Abstract
The objective of this research is to determine whether there are significant differences in the 18F-FDG produced by either the phosphate or the citrate buffer cassettes in the FASTlab synthesizer. Methods: Forty batches of 18F-FDG were produced with each cassette and analyzed retrospectively. The analysis consisted of determining the mean radiochemical yield (RCY)—uncorrected and corrected for decay—radiochemical purity (RCP), pH, and residual solvent content (ethanol and acetonitrile). An independent t test (alpha error [α], 0.05) was performed to determine whether the differences were statistically significant. Results: The mean decay-corrected RCYs for 18F-FDG produced by phosphate and citrate cassettes were 82.9% ± 17.4% and 79.2% ± 5.0%, respectively. The uncorrected RCY was 57.5% ± 16.7% for phosphate- and 58.8% ± 6.0% for citrate-buffered 18F-FDG, leading to a difference of 4.4% and P value of 0.11 for corrected RCY and a difference of 2.2% and P value of 0.32 for uncorrected RCY. Thus, the RCY differences are neither statistically nor clinically significant. The mean RCPs were 99.4% ± 0.2% for the phosphate-buffered 18F-FDG and 99.0% ± 1.1% for the citrate-buffered 18F-FDG. There was a 0.5% difference and a P value of 0.021, meaning that the difference was statistically significant. The average pHs for 18F-FDG produced by phosphate and citrate buffer cassettes were 5.9 ± 0.1 and 5.3 ± 0.2, respectively, resulting in a 9.6% difference and a P value close to zero (2.6 × 10−19)—a statistically significant difference. The difference between ethanol content was also dramatic. Phosphate-buffered 18F-FDG contained 0.08% ± 0.02% ethanol, whereas the citrate-buffered 18F-FDG contained 0.20% ± 0.07%. No difference was found in the acetonitrile content of the 2 cassettes. Conclusion: The differences in yield between cassettes are due to statistical variability. The results confirm our hypothesis that there is no significant difference in RCY. The differences seen in the statistically significant data (those with a P value > 0.05) turn out to be insignificant in a real-world setting because all values fell within the limits set by the United States Pharmacopeia and Food and Drug Administration. Therefore, determining which cassette to use is a matter of the preference of the institution.

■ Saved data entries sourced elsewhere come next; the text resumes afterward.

enum WordForm { kArithmetic = 0, kFirstTables = 1, kSecondTables = 2 };
template <int K, WordForm FORM>
__global__ __launch_bounds__(kThreads) void kmer_hash_kernel(
    const uint4 *__restrict__ packed, const uint2 *__restrict__ mask, const uint64_t *__restrict__ dirty, uint32_t n_blocks64,
    const uint32_t *__restrict__ genome_blk, uint32_t n_genomes, uint64_t max_hash,
    uint64_t *__restrict__ cand_hash, uint32_t *__restrict__ cand_genome, uint64_t cap,
    unsigned long long *__restrict__ count, const uint64_t *__restrict__ region_off, uint32_t *__restrict__ cursor,
    uint32_t *__restrict__ overflow, uint32_t blk0) {
  static_assert(K >= 1 && K <= 32, "a k-mer is one 64-bit register pair");
  constexpr uint32_t kCap = FORM == kSecondTables ? kStageCapSecond : kStageCap;
  __shared__ uint64_t s_hash[kCap];
  __shared__ uint32_t s_blk[kCap];
  __shared__ uint32_t s_n;
  __shared__ unsigned long long s_base;
  constexpr int kWords = (K + 7) / 8;
  __shared__ uint64_t s_lo[FORM == kFirstTables ? kWords : 1][256];
  __shared__ uint4 s_w[FORM == kSecondTables ? kWords : 1][256];
  __shared__ uint32_t s_hi[FORM != kArithmetic ? kWords : 1][256];

  const uint32_t tid = threadIdx.x;
  const CandSink sink{cand_hash, cand_genome, cap, reinterpret_cast<uint64_t *>(count), region_off, cursor, overflow, genome_blk, n_genomes};
  const uint32_t max_hi = (uint32_t)(max_hash >> 32);
  const bool take_all = max_hi == 0xffffffffu;
  const uint32_t screen_hi = max_hi + 1u;
  if (tid == 0) s_n = 0;
  if constexpr (FORM == kFirstTables) fill_first_products(s_lo, s_hi, tid, std::integral_constant<int, K>{});
  if constexpr (FORM == kSecondTables) fill_second_products(s_w, s_hi, tid, K);
  __syncthreads();

  const uint32_t t = blk0 + blockIdx.x * kThreads + tid;
  if (t < n_blocks64) {
    const uint4 cur = packed[t];
    uint2 pw = make_uint2(0u, 0u);
    if (t > 0) pw = reinterpret_cast<const uint2 *>(packed)[2 * (uint64_t)t - 1];
    uint32_t d1 = 0u, d2 = 0u;
    const uint32_t wave_blk = __builtin_amdgcn_readfirstlane(t & ~63u);
    const uint64_t dirty_word = dirty[wave_blk >> 6];
    if ((dirty_word >> (t & 63u)) & 1ull) {
      const uint2 m = mask[t];
      uint32_t d0 = t > 0 ? mask[t - 1].y : 0xffffffffu;
      d1 = m.x;
      d2 = m.y;
      int c = 1;
#pragma unroll
      for (; 2 * c <= K; c *= 2) {
        d2 |= alignbit(d2, d1, 32 - c);
        d1 |= alignbit(d1, d0, 32 - c);
        d0 |= d0 << c;
      }
      constexpr int cc = pow2_floor(K);
      constexpr int r = K - cc;
      if constexpr (r > 0) {
        d2 |= alignbit(d2, d1, 32 - r);
        d1 |= alignbit(d1, d0, 32 - r);
      }
    }
    const uint32_t bad[2] = {d1, d2};
    if ((d1 & d2) != 0xffffffffu) {
      constexpr uint64_t kMask = (K == 32) ? ~0ULL : ((1ULL << (2 * K)) - 1);
      constexpr uint32_t kMaskHi = (uint32_t)(kMask >> 32);
      uint32_t fw[8] = {pw.x, pw.y, cur.x, cur.y, cur.z, cur.w, 0u, 0u};
      uint32_t rw[6];
#pragma unroll
      for (int j = 0; j < 6; ++j) rw[j] = ~rev_groups32(fw[5 - j]);
      auto columns = [&](auto base_tag, int i_begin, int i_end) {
        constexpr int kBase = decltype(base_tag)::value;
#pragma unroll 1
        for (int i = i_begin; i < i_end; ++i) {
          constexpr int kOff = 33 - K;
          const uint32_t fo = 2u * (uint32_t)((i + kOff) & 15), ro = 30u - 2u * (uint32_t)i;
          uint32_t A[5], B[5];
#pragma unroll
          for (int j = 0; j < 5; ++j) {
            A[j] = alignbit(fw[kBase + j + 1], fw[kBase + j], fo);
            B[j] = alignbit(rw[j + 1], rw[j], ro);
          }
#pragma unroll
          for (int wi = 0; wi < 4; ++wi) {
            const uint32_t f_lo = A[wi], f_hi = A[wi + 1], r_lo = B[3 - wi], r_hi = B[4 - wi];
          const uint64_t f_lsb = u64_of(f_lo, f_hi) & kMask, r_lsb = u64_of(r_lo, r_hi) & kMask;
          const uint64_t fwd = __builtin_amdgcn_uicmpl(f_lsb, r_lsb, 37 );
          uint32_t clo, chi;
          asm("s_nop 1\n\tv_cndmask_b32_e64 %0, %1, %2, %3" : "=v"(clo) : "v"((uint32_t)r_lsb), "v"((uint32_t)f_lsb), "s"(fwd));
          asm("v_cndmask_b32_e64 %0, %1, %2, %3" : "=v"(chi) : "v"((uint32_t)(r_lsb >> 32)), "v"((uint32_t)(f_lsb >> 32)), "s"(fwd), "v"(clo));
          uint64_t P[4] = {0, 0, 0, 0};
#pragma unroll
          for (int j = 0; j < kWords; ++j) {
            const uint32_t src = j < 2 ? clo : chi;
            if constexpr (FORM == kSecondTables) {
              P[j] = second_product(s_w, s_hi, j, src);
            } else if constexpr (FORM == kFirstTables) {
              P[j] = first_product(s_lo, s_hi, j, src);
            } else {
              const uint32_t glo = (src >> (16 * (j & 1))) & 0xffu, ghi = (src >> (16 * (j & 1) + 8)) & 0xffu;
              const uint64_t word = u64_of(ascii_group(glo, K - 8 * j), ascii_group(ghi, K - 8 * j - 4));
              P[j] = word * ((j & 1) ? kC2 : kC1);
            }
          }
          (void)kMaskHi;
          uint64_t U, V;
          if constexpr (FORM == kSecondTables) murmur3_pre_last_mul_of_seconds<K>(P, U, V); else murmur3_pre_last_mul<K>(P, U, V);
          if (passes_screen(U, V, take_all, screen_hi)) {
            const uint64_t h = last_mul_and_fold(U, V);
            if (h > max_hash || ((bad[wi >> 1] >> (16 * (wi & 1) + i)) & 1u)) continue;
            stage_candidate(sink, s_hash, s_blk, s_n, t, h);
          }
          }
        }
      };
      constexpr int kOff0 = 33 - K, kSplit = (kOff0 & 15) ? 16 - (kOff0 & 15) : 16;
      columns(std::integral_constant<int, (kOff0 >> 4)>{}, 0, kSplit);
      if constexpr (kSplit < 16) columns(std::integral_constant<int, (kOff0 >> 4) + 1>{}, kSplit, 16);
    }
  }
  flush_staged(sink, s_hash, s_blk, s_n, s_base, blk0, n_blocks64);
}

template <int K>
__global__ __launch_bounds__(kThreads) void kmer_hash_wide_kernel(
    const uint4 *__restrict__ packed, const uint2 *__restrict__ mask, const uint64_t *__restrict__ dirty, uint32_t n_blocks64,
    const uint32_t *__restrict__ genome_blk, uint32_t n_genomes, uint64_t max_hash,
    uint64_t *__restrict__ cand_hash, uint32_t *__restrict__ cand_genome, uint64_t cap,
    unsigned long long *__restrict__ count, const uint64_t *__restrict__ region_off, uint32_t *__restrict__ cursor,
    uint32_t *__restrict__ overflow, uint32_t blk0) {
  static_assert(K >= 33 && K <= 64, "k-mers of 65 to 128 bits");
  __shared__ uint64_t s_hash[kStageCap];
  __shared__ uint32_t s_blk[kStageCap];
  __shared__ uint32_t s_n;
  __shared__ unsigned long long s_base;
  constexpr int kWords = (K + 7) / 8;
  __shared__ uint64_t s_lo[kWords][256];
  __shared__ uint32_t s_hi[kWords][256];
  const uint32_t tid = threadIdx.x;
  const CandSink sink{cand_hash, cand_genome, cap, reinterpret_cast<uint64_t *>(count), region_off, cursor, overflow, genome_blk, n_genomes};
  const uint32_t max_hi = (uint32_t)(max_hash >> 32);
  const bool take_all = max_hi == 0xffffffffu;
  const uint32_t screen_hi = max_hi + 1u;
  if (tid == 0) s_n = 0;
  fill_first_products(s_lo, s_hi, tid, std::integral_constant<int, K>{});
  __syncthreads();

  const uint32_t t = blk0 + blockIdx.x * kThreads + tid;
  if (t < n_blocks64) {
    const uint4 cur = packed[t];
    const uint4 prev = t > 0 ? packed[t - 1] : make_uint4(0u, 0u, 0u, 0u);
    uint32_t d2 = 0u, d3 = 0u;
    const uint32_t wave_blk = __builtin_amdgcn_readfirstlane(t & ~63u);
    const uint64_t dirty_word = dirty[wave_blk >> 6];
    const uint64_t before = wave_blk ? dirty[(wave_blk >> 6) - 1] >> 63 : 1ull;
    const uint64_t dirty_or_prev = dirty_word | (dirty_word << 1) | before;
    if ((dirty_or_prev >> (t & 63u)) & 1ull) {
      const uint2 m = mask[t];
      uint32_t d0 = 0xffffffffu, d1 = 0xffffffffu;
      if (t > 0) { const uint2 mp = mask[t - 1]; d0 = mp.x; d1 = mp.y; }
      d2 = m.x;
      d3 = m.y;
#pragma unroll
      for (int c = 1; c <= 16; c *= 2) {
        d3 |= alignbit(d3, d2, 32 - c);
        d2 |= alignbit(d2, d1, 32 - c);
        d1 |= alignbit(d1, d0, 32 - c);
        d0 |= d0 << c;
      }
      if constexpr (K == 64) {
        d3 |= d2; d2 |= d1; d1 |= d0;
      } else {
        constexpr int r = K - 32;
        d3 |= alignbit(d3, d2, 32 - r);
        d2 |= alignbit(d2, d1, 32 - r);
        d1 |= alignbit(d1, d0, 32 - r);
      }
    }
    const uint32_t bad[2] = {d2, d3};
    if ((d2 & d3) != 0xffffffffu) {
      constexpr uint32_t kMask2 = (2 * K - 64 >= 32) ? 0xffffffffu : ((1u << (2 * K - 64)) - 1u);
      constexpr uint32_t kMask3 = (2 * K - 96 >= 32) ? 0xffffffffu : (2 * K - 96 <= 0 ? 0u : ((1u << ((2 * K - 96) & 31)) - 1u));
      const uint32_t fw[10] = {prev.x, prev.y, prev.z, prev.w, cur.x, cur.y, cur.z, cur.w, 0u, 0u};
      uint32_t rw[10];
#pragma unroll
      for (int j = 0; j < 10; ++j) rw[j] = ~rev_groups32(fw[9 - j]);
      auto columns = [&](auto base_tag, int i_begin, int i_end) {
        constexpr int kBase = decltype(base_tag)::value;
#pragma unroll 1
        for (int i = i_begin; i < i_end; ++i) {
          constexpr int kOff = 65 - K;
          const uint32_t fo = 2u * (uint32_t)((i + kOff) & 15), ro = 30u - 2u * (uint32_t)i;
          uint32_t A[7], B[7];
#pragma unroll
          for (int j = 0; j < 7; ++j) {
            A[j] = alignbit(fw[kBase + j + 1], fw[kBase + j], fo);
            B[j] = alignbit(rw[j + 3], rw[j + 2], ro);
          }
#pragma unroll
          for (int wi = 0; wi < 4; ++wi) {
            const uint32_t f0 = A[wi], f1 = A[wi + 1], f2 = A[wi + 2] & kMask2, f3 = A[wi + 3] & kMask3;
            const uint32_t r0 = B[3 - wi], r1 = B[4 - wi], r2 = B[5 - wi] & kMask2, r3 = B[6 - wi] & kMask3;
            const uint64_t lt_hi = __builtin_amdgcn_uicmpl(u64_of(f2, f3), u64_of(r2, r3), 36 );
            const uint64_t eq_hi = __builtin_amdgcn_uicmpl(u64_of(f2, f3), u64_of(r2, r3), 32 );
            const uint64_t le_lo = __builtin_amdgcn_uicmpl(u64_of(f0, f1), u64_of(r0, r1), 37 );
            const uint64_t fwd = lt_hi | (eq_hi & le_lo);
            uint32_t c0, c1, c2, c3;
            asm("s_nop 1\n\tv_cndmask_b32_e64 %0, %1, %2, %3" : "=v"(c0) : "v"(r0), "v"(f0), "s"(fwd));
            asm("v_cndmask_b32_e64 %0, %1, %2, %3" : "=v"(c1) : "v"(r1), "v"(f1), "s"(fwd), "v"(c0));
            asm("v_cndmask_b32_e64 %0, %1, %2, %3" : "=v"(c2) : "v"(r2), "v"(f2), "s"(fwd), "v"(c1));
            asm("v_cndmask_b32_e64 %0, %1, %2, %3" : "=v"(c3) : "v"(r3), "v"(f3), "s"(fwd), "v"(c2));
            const uint32_t cw[4] = {c0, c1, c2, c3};
            uint64_t P[8] = {0, 0, 0, 0, 0, 0, 0, 0};
#pragma unroll
            for (int j = 0; j < kWords; ++j) P[j] = first_product(s_lo, s_hi, j, cw[j >> 1]);
            uint64_t U, V;
            murmur3_pre_last_mul<K>(P, U, V);
            if (passes_screen(U, V, take_all, screen_hi)) {
              const uint64_t h = last_mul_and_fold(U, V);
              if (h > max_hash || ((bad[wi >> 1] >> (16 * (wi & 1) + i)) & 1u)) continue;
              stage_candidate(sink, s_hash, s_blk, s_n, t, h);
            }
          }
        }
      };
      constexpr int kOff0 = 65 - K, kSplit = (kOff0 & 15) ? 16 - (kOff0 & 15) : 16;
      columns(std::integral_constant<int, (kOff0 >> 4)>{}, 0, kSplit);
      if constexpr (kSplit < 16) columns(std::integral_constant<int, (kOff0 >> 4) + 1>{}, kSplit, 16);
    }
  }
  flush_staged(sink, s_hash, s_blk, s_n, s_base, blk0, n_blocks64);
}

For determining metabolism in the brain and detecting various tumors, 18F-FDG is a commonly used radiopharmaceutical in PET imaging. 18F-fluoride is produced in a cyclotron by the following reaction: 18O(p,n)18F. The 18F-fluoride is then substituted onto a deoxyglucose analog by a multistep reaction. The reaction, from introduction of 18F-fluoride to end of synthesis (EOS), can vary depending on the type of PET synthesizer used (1). However, GE Healthcare’s FASTlab synthesizer using an 18F-FDG cassette decreases the reaction time dramatically to around 22–25 min, depending on the cassette used (2,3).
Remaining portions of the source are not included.